P: A MANSA alcançou mais de 37% de crescimento mês a mês em apenas seis meses — o que acha que impulsionou essa tração explosiva, especialmente na África?
Sanoh: Primeiro, a escassez de liquidez em moeda estrangeira em mercados como Nigéria e Gana tornou uma infraestrutura de liquidação instantânea atraente; a Naira, por exemplo, enfrentou um backlog de FX de 7 bilhões de dólares no início de 2024. Segundo, um modelo baseado em API permite que novos provedores de serviços de pagamento acessem crédito em stablecoin em um dia, o que faz com que as referências se espalhem rapidamente.

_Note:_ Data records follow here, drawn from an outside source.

template <int KC>
__global__ __launch_bounds__(256) void k_conv_wino(const WinoParams p) {
#if __HIP_DEVICE_COMPILE__
    using G = WG<KC>;
    extern __shared__ __attribute__((aligned(16))) float smem[];
    float* const ubuf = smem;
    float* const vbuf = smem + 2 * G::UV;
    float* const dbuf = smem + 4 * G::UV + 1;
    float* const sty = smem + G::STY;

    const int nwg = gridDim.x;
    int bid = blockIdx.x;
    {
        const int q = nwg / SR_NUM_XCD, r = nwg % SR_NUM_XCD, xcd = bid % SR_NUM_XCD;
        bid = (xcd < r ? xcd * (q + 1) : r * (q + 1) + (xcd - r) * q) + bid / SR_NUM_XCD;
    }
    const int slice = bid % p.ks;
    bid /= p.ks;
    const int n_t = bid % p.tiles_n;
    bid /= p.tiles_n;
    const int tx_i = bid % p.tiles_x;
    bid /= p.tiles_x;
    const int ty_i = bid % p.tiles_y;
    const int b = bid / p.tiles_y;
    const int oy0 = ty_i * (2 * TH), ox0 = tx_i * (2 * TW), n0 = n_t * NB;

    const int tid = threadIdx.x, lane = tid & 63;
    const int wave = __builtin_amdgcn_readfirstlane(tid >> 6);
    const int half = lane >> 5, l31 = lane & 31;
    const int wn = wave & 1, wt = wave >> 1;
    const int nchunks = p.kchunks;
    const int k_lo = slice * p.kchunks;
    const int all_chunks = p.C / KC;
    WINO_STAMP(0);
#ifdef WINO_TIMING
    const long long wino_c0 = clock64();
    if (tid == 0) {
        g_wino_stamps[(blockIdx.x & 16383) * 8 + 6] = __builtin_amdgcn_s_getreg((31 << 11) | 4);
        g_wino_stamps[(blockIdx.x & 16383) * 8 + 7] = __builtin_amdgcn_s_getreg((31 << 11) | 20);
    }
#endif

    int d_off[G::D_PER_WAVE];
#pragma unroll
    for (int i = 0; i < G::D_PER_WAVE; ++i) {
        const int j = wave + 4 * i;
        const int f = (j * 64 + lane) * 4;
        int off = 0x7FFFFFF0;
        if (j < G::D_INSTR && f < G::D_FLOATS) {
            const int c = f / PLANE, q = f % PLANE;
            const int r = q / EWP, cola = q % EWP;
            const int gy = oy0 - 1 + r, gx = ox0 - 4 + cola;
            if (gy >= 0 && gy < p.H && gx >= 0 && gx + 3 < p.W) off = ((c * p.H + gy) * p.W + gx) * 4;
        }
        d_off[i] = off;
    }
    const int chunk_in_bytes = KC * p.H * p.W * 4;
    const __amdgpu_buffer_rsrc_t r_in = __builtin_amdgcn_make_buffer_rsrc(
        const_cast<float*>(p.in + ((int64_t)b * p.C + (int64_t)k_lo * KC) * p.H * p.W), 0, nchunks * chunk_in_bytes,
        0x00020000);
    const __amdgpu_buffer_rsrc_t r_u = __builtin_amdgcn_make_buffer_rsrc(
        const_cast<float*>(p.u + ((int64_t)n_t * all_chunks + k_lo) * G::UV), 0, nchunks * G::UV * 4, 0x00020000);
    const int u_voff = lane * 16;

    auto dma_d1 = [&](int k, int buf, int i) {
        const int j = wave + 4 * i;
        float* dst = j < G::D_INSTR ? dbuf + buf * G::D_BUF + j * 256 : smem + G::PAD + (wave - 1) * 256;
        __builtin_amdgcn_raw_ptr_buffer_load_lds(r_in, (lptr_t)dst, 16, d_off[i], k * chunk_in_bytes, 0, 0);
    };
    auto dma_u1 = [&](int k, int buf, int i) {
        const int j = wave + 4 * i;
        __builtin_amdgcn_raw_ptr_buffer_load_lds(r_u, (lptr_t)(ubuf + buf * G::UV + j * 256), 16, u_voff,
                                                 (k * G::UV + j * 256) * 4, 0, 0);
    };
    auto dma_d = [&](int k, int buf) {
#pragma unroll
        for (int i = 0; i < G::D_PER_WAVE; ++i) dma_d1(k, buf, i);
    };
    auto dma_u = [&](int k, int buf) {
#pragma unroll
        for (int i = 0; i < G::U_INSTR / 4; ++i) dma_u1(k, buf, i);
    };

    static_assert(KC == 8, "two channel quads per chunk");
    const int t_cq = wave & 1, t_h = wave >> 1;
    const int t_ca = 4 * t_cq + t_h;
    const int t_rd = t_ca * PLANE + (2 * (lane >> 4)) * EWP + LEAD + 2 * (lane & 15);
    const int t_wr = t_cq * 512 + t_h * 128 + lane * 2;

    typedef float f2 __attribute__((ext_vector_type(2)));
    auto ld2 = [](const float* q) { return *reinterpret_cast<const f2*>(q); };
    auto st2 = [](float* q, f2 v) { *reinterpret_cast<f2*>(q) = v; };
    auto pk_add = [](f2 x, f2 y) { f2 r; asm("v_pk_add_f32 %0, %1, %2" : "=v"(r) : "v"(x), "v"(y)); return r; };
    auto pk_sub = [](f2 x, f2 y) {
        f2 r;
        asm("v_pk_add_f32 %0, %1, %2 neg_lo:[0,1] neg_hi:[0,1]" : "=v"(r) : "v"(x), "v"(y));
        return r;
    };
    auto pk_mul_s = [](f2 x, f2 sv, int ch) {
        f2 r;
        if (ch == 0) asm("v_pk_mul_f32 %0, %1, %2 op_sel:[0,0] op_sel_hi:[1,0]" : "=v"(r) : "v"(x), "v"(sv));
        else asm("v_pk_mul_f32 %0, %1, %2 op_sel:[0,1] op_sel_hi:[1,1]" : "=v"(r) : "v"(x), "v"(sv));
        return r;
    };
    auto pk_fms_s = [](f2 x, f2 sv, f2 y, int ch) {
        f2 r;
        if (ch == 0)
            asm("v_pk_fma_f32 %0, %1, %2, %3 op_sel:[0,0,0] op_sel_hi:[1,0,1] neg_lo:[0,0,1] neg_hi:[0,0,1]"
                : "=v"(r) : "v"(x), "v"(sv), "v"(y));
        else
            asm("v_pk_fma_f32 %0, %1, %2, %3 op_sel:[0,1,0] op_sel_hi:[1,1,1] neg_lo:[0,0,1] neg_hi:[0,0,1]"
                : "=v"(r) : "v"(x), "v"(sv), "v"(y));
        return r;
    };
    auto pk_fnma_s = [](f2 x, f2 sv, f2 y, int ch) {
        f2 r;
        if (ch == 0)
            asm("v_pk_fma_f32 %0, %1, %2, %3 op_sel:[0,0,0] op_sel_hi:[1,0,1] neg_lo:[1,0,0] neg_hi:[1,0,0]"
                : "=v"(r) : "v"(x), "v"(sv), "v"(y));
        else
            asm("v_pk_fma_f32 %0, %1, %2, %3 op_sel:[0,1,0] op_sel_hi:[1,1,1] neg_lo:[1,0,0] neg_hi:[1,0,0]"
                : "=v"(r) : "v"(x), "v"(sv), "v"(y));
        return r;
    };
    auto col01 = [](f2 tp, f2 tq) {
        f2 r;
        asm("v_pk_add_f32 %0, %1, %2 op_sel:[0,0] op_sel_hi:[1,0] neg_lo:[0,1] neg_hi:[0,0]" : "=v"(r) : "v"(tp), "v"(tq));
        return r;
    };
    auto col23 = [](f2 tp, f2 tq) {
        f2 r;
        asm("v_pk_add_f32 %0, %1, %2 op_sel:[0,1] op_sel_hi:[1,1] neg_lo:[0,1] neg_hi:[1,0]" : "=v"(r) : "v"(tq), "v"(tp));
        return r;
    };
    struct XF {
        f2 P[2][4], Q[2][4];
        f2 sp[2][2], sq[2][2];
        f2 tp[2][4], tq[2][4];
        f2 o01[2][4], o23[2][4];
    };
    auto xf_read = [&](XF& x, const float* d0, int r) {
#pragma unroll
        for (int ch = 0; ch < 2; ++ch) {
            x.P[ch][r] = ld2(d0 + ch * 2 * PLANE + r * EWP);
            x.Q[ch][r] = ld2(d0 + ch * 2 * PLANE + r * EWP + 2);
        }
    };
    auto xf_step = [&](XF& x, int step, f2 sv) {
#pragma unroll
        for (int ch = 0; ch < 2; ++ch) {
            if (step == 0) {
                x.sp[ch][0] = pk_mul_s(x.P[ch][1], sv, ch);
                x.sp[ch][1] = pk_mul_s(x.P[ch][2], sv, ch);
                x.sq[ch][0] = pk_mul_s(x.Q[ch][1], sv, ch);
                x.sq[ch][1] = pk_mul_s(x.Q[ch][2], sv, ch);
                x.tp[ch][0] = pk_fms_s(x.P[ch][0], sv, x.sp[ch][1], ch);
                x.tq[ch][0] = pk_fms_s(x.Q[ch][0], sv, x.sq[ch][1], ch);
            } else if (step == 1) {
                x.tp[ch][1] = pk_add(x.sp[ch][0], x.sp[ch][1]);
                x.tq[ch][1] = pk_add(x.sq[ch][0], x.sq[ch][1]);
                x.tp[ch][2] = pk_sub(x.sp[ch][1], x.sp[ch][0]);
                x.tq[ch][2] = pk_sub(x.sq[ch][1], x.sq[ch][0]);
                x.tp[ch][3] = pk_fnma_s(x.P[ch][3], sv, x.sp[ch][0], ch);
                x.tq[ch][3] = pk_fnma_s(x.Q[ch][3], sv, x.sq[ch][0], ch);
            } else {
#pragma unroll
                for (int q = 2 * (step - 2); q < 2 * (step - 2) + 2; ++q) {
                    x.o01[ch][q] = col01(x.tp[ch][q], x.tq[ch][q]);
                    x.o23[ch][q] = col23(x.tp[ch][q], x.tq[ch][q]);
                }
            }
        }
    };
    auto xf_write = [&](const XF& x, float* vout, int q) {
#pragma unroll
        for (int ch = 0; ch < 2; ++ch) {
            st2(vout + (2 * q) * G::PPS + ch * 256, x.o01[ch][q]);
            st2(vout + (2 * q + 1) * G::PPS + ch * 256, x.o23[ch][q]);
        }
    };
    auto transform = [&](int k, int dsel, int vsel) {
        const float* d0 = dbuf + dsel * G::D_BUF + t_rd;
        float* v = vbuf + vsel * G::UV + t_wr;
        f2 sv;
        sv.x = sty[k * KC + t_ca];
        sv.y = sty[k * KC + t_ca + 2];
        XF x;
#pragma unroll
        for (int r = 0; r < 4; ++r) xf_read(x, d0, r);
#pragma unroll
        for (int st = 0; st < 4; ++st) xf_step(x, st, sv);
#pragma unroll
        for (int q = 0; q < 4; ++q) xf_write(x, v, q);
    };

    f32x16 acc[16];
#pragma unroll
    for (int pos = 0; pos < 16; ++pos)
#pragma unroll
        for (int r = 0; r < 16; ++r) acc[pos][r] = 0.0f;

    const int a_off = (half * 64 + wn * 32 + l31) * 2;
    const int b_off = (half * 64 + wt * 32 + l31) * 2;

    dma_d(0, 0);
    dma_u(0, 0);
    if (nchunks > 1) dma_d(1, 1);
    for (int c = tid; c < nchunks * KC; c += 256)
        sty[c] = p.iscale ? p.iscale[(int64_t)b * p.C + k_lo * KC + c] : 1.0f;
    __builtin_amdgcn_s_waitcnt(0x0F70);
    __syncthreads();
    WINO_STAMP(1);
    transform(0, 0, 0);
    WINO_STAMP(2);

    static_assert(KC == 8, "the slot schedule below is written for two channel quads per chunk");
    f2 au[2][2][8], bv[2][2][8];
    auto mfma_step = [&](int cq, int m) {
        const int e = m >> 4, pos = m & 15, pp = pos >> 1;
        if (pos & 1) acc[pos] = __builtin_amdgcn_mfma_f32_32x32x2f32(au[cq][e][pp].y, bv[cq][e][pp].y, acc[pos], 0, 0, 0);
        else acc[pos] = __builtin_amdgcn_mfma_f32_32x32x2f32(au[cq][e][pp].x, bv[cq][e][pp].x, acc[pos], 0, 0, 0);
    };
    auto body = [&](int k, auto first_tag) {
        constexpr bool FIRST = decltype(first_tag)::value;
        __builtin_amdgcn_s_waitcnt(0x0F70);
        __syncthreads();
        const int kd = min(k + 2, nchunks - 1), ku = min(k + 1, nchunks - 1);
        const float* ub = ubuf + (k & 1) * G::UV + a_off;
        const float* vb_ = vbuf + (k & 1) * G::UV + b_off;
        const int kn = (k + 1 < nchunks) ? k + 1 : k;
        const float* d0 = dbuf + ((k + 1) & 1) * G::D_BUF + t_rd;
        float* vout = vbuf + ((k + 1) & 1) * G::UV + t_wr;
        f2 sab;
        sab.x = sty[kn * KC + t_ca];
        sab.y = sty[kn * KC + t_ca + 2];
        XF x;
        auto load_ops = [&](int cq, int pp) {
#pragma unroll
            for (int e = 0; e < 2; ++e) {
                au[cq][e][pp] = ld2(ub + pp * G::PPS + cq * 512 + e * 256);
                bv[cq][e][pp] = ld2(vb_ + pp * G::PPS + cq * 512 + e * 256);
            }
        };
#ifndef WINO_RD
#define WINO_RD "0123"
#define WINO_ST "4567"
#define WINO_WR "CDEF"
#define WINO_L0 "4567"
#define WINO_L1 "89AB"
#define WINO_DD "45"
#define WINO_DU "89AB"
#endif
        constexpr char RD[] = WINO_RD, ST[] = WINO_ST, WR[] = WINO_WR, L0[] = WINO_L0, L1[] = WINO_L1, DD[] = WINO_DD,
                       DU[] = WINO_DU;
        static_assert(sizeof(RD) == 5 && sizeof(ST) == 5 && sizeof(WR) == 5 && sizeof(L0) == 5 && sizeof(L1) == 5 &&
                      sizeof(DD) == 3 && sizeof(DU) == 5, "schedule strings");
        static_assert(G::D_PER_WAVE == 4 && G::U_INSTR / 4 == 8, "4 halo + 8 weight DMA instructions per wave");
#pragma unroll
        for (int s = 0; s < 16; ++s) {
            const int cq = (s < 8) ? 1 : 0, j = s & 7;
            const char d = s < 10 ? '0' + s : 'A' + (s - 10);
            if (!(FIRST && s < 8)) {
#pragma unroll
                for (int u = 0; u < 4; ++u) mfma_step(cq, 4 * j + u);
            }
#pragma unroll
            for (int i = 0; i < 4; ++i) {
                if (L0[i] == d) { load_ops(0, 2 * i); load_ops(0, 2 * i + 1); }
                if (L1[i] == d) { load_ops(1, 2 * i); load_ops(1, 2 * i + 1); }
            }
#ifndef WINO_NO_DMA
#pragma unroll
            for (int i = 0; i < 4; ++i) {
                if (i < 2 && DD[i] == d) { dma_d1(kd, k & 1, 2 * i); dma_d1(kd, k & 1, 2 * i + 1); }
                if (DU[i] == d) { dma_u1(ku, (k + 1) & 1, 2 * i); dma_u1(ku, (k + 1) & 1, 2 * i + 1); }
            }
#endif
#ifndef WINO_NO_XFORM
#pragma unroll
            for (int i = 0; i < 4; ++i) if (RD[i] == d) xf_read(x, d0, i);
#pragma unroll
            for (int i = 0; i < 4; ++i) if (ST[i] == d) xf_step(x, i, sab);
#pragma unroll
            for (int i = 0; i < 4; ++i) if (WR[i] == d) xf_write(x, vout, i);
#endif
            __builtin_amdgcn_sched_barrier(0);
        }
    };
    body(0, std::true_type{});
    for (int k = 1; k < nchunks; ++k) body(k, std::false_type{});
#pragma unroll
    for (int m = 0; m < 32; ++m) mfma_step(1, m);

    __builtin_amdgcn_s_waitcnt(0x0F70);
    WINO_STAMP(3);

    const int tile = wt * 32 + l31;
    const int oy = oy0 + 2 * (tile >> 4), ox = ox0 + 2 * (tile & 15);
    const int64_t plane = (int64_t)p.H * p.W;
    float nzv[2][2] = {{0.0f, 0.0f}, {0.0f, 0.0f}};
    if (p.nba && p.nz) {
#pragma clang fp contract(off)
        const float nw = p.nz_w[0];
        const float* nzp = p.nz + b * p.nz_bstride + (int64_t)oy * p.W + ox;
#pragma unroll
        for (int a = 0; a < 2; ++a) {
            nzv[a][0] = nw * nzp[a * p.W];
            nzv[a][1] = nw * nzp[a * p.W + 1];
        }
    }
#pragma unroll
    for (int r = 0; r < 16; ++r) {
        const int n = n0 + wn * 32 + (r & 3) + 8 * (r >> 2) + 4 * half;
        float s[2][4];
#pragma unroll
        for (int j = 0; j < 4; ++j) {
            const float m0 = acc[j][r], m1 = acc[4 + j][r], m2 = acc[8 + j][r], m3 = acc[12 + j][r];
            s[0][j] = (m0 + m1) + m2;
            s[1][j] = (m1 - m2) - m3;
        }
        if (p.ks > 1) {
            float* o = p.partial + (((int64_t)slice * p.B + b) * p.N + n) * plane + (int64_t)oy * p.W + ox;
            *reinterpret_cast<float2*>(o) = make_float2((s[0][0] + s[0][1]) + s[0][2], (s[0][1] - s[0][2]) - s[0][3]);
            *reinterpret_cast<float2*>(o + p.W) = make_float2((s[1][0] + s[1][1]) + s[1][2], (s[1][1] - s[1][2]) - s[1][3]);
            continue;
        }
        const float os = p.oscale ? p.oscale[(int64_t)b * p.N + n] : 1.0f;
        const float ob = p.obias ? p.obias[n] : 0.0f;
        float* o = p.out + ((int64_t)b * p.N + n) * plane + (int64_t)oy * p.W + ox;
        const float ab = (p.nba && p.abias) ? p.abias[n] : 0.0f;
        float y[2][2];
#pragma unroll
        for (int a = 0; a < 2; ++a) {
            const float y0 = (s[a][0] + s[a][1]) + s[a][2];
            const float y1 = (s[a][1] - s[a][2]) - s[a][3];
            float v0 = y0 * os + ob, v1 = y1 * os + ob;
            if (p.nba) {
#pragma clang fp contract(off)
                v0 = v0 + nzv[a][0];
                v1 = v1 + nzv[a][1];
                v0 = v0 + ab;
                v1 = v1 + ab;
                v0 = ((v0 > 0.0f) ? v0 : v0 * p.alpha) * p.gain;
                v1 = ((v1 > 0.0f) ? v1 : v1 * p.alpha) * p.gain;
            }
            y[a][0] = v0;
            y[a][1] = v1;
        }
        *reinterpret_cast<float2*>(o) = make_float2(y[0][0], y[0][1]);
        *reinterpret_cast<float2*>(o + p.W) = make_float2(y[1][0], y[1][1]);
    }
    WINO_STAMP(4);
#ifdef WINO_TIMING
    if (tid == 0) g_wino_stamps[(blockIdx.x & 16383) * 8 + 5] = clock64() - wino_c0;
#endif
#endif
}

Terceiro, reduzimos o custo médio de operações de FX e tesouraria de cerca de 6,5% para menos de 2%, entregando uma margem que os CFOs africanos podem medir em semanas, não em trimestres.
P: Sua plataforma utiliza stablecoins como USDT para simplificar pagamentos transfronteiriços. Como essa abordagem resolve os desafios de liquidez e liquidação enfrentados pelos sistemas tradicionais?
Sanoh: Os PSPs convencionais precisam pré-financiar contas Nostro em cada destino, o que prende capital de giro e estende o prazo de liquidação para T+2. A MANSA fornece USDT ao parceiro receptor no momento em que a transação é iniciada, faz a conciliação de posições na blockchain e realiza a troca de FX uma vez por dia, transformando o processo em fluxo de caixa no mesmo dia, enquanto ainda oferece pagamentos em moeda fiduciária aos clientes.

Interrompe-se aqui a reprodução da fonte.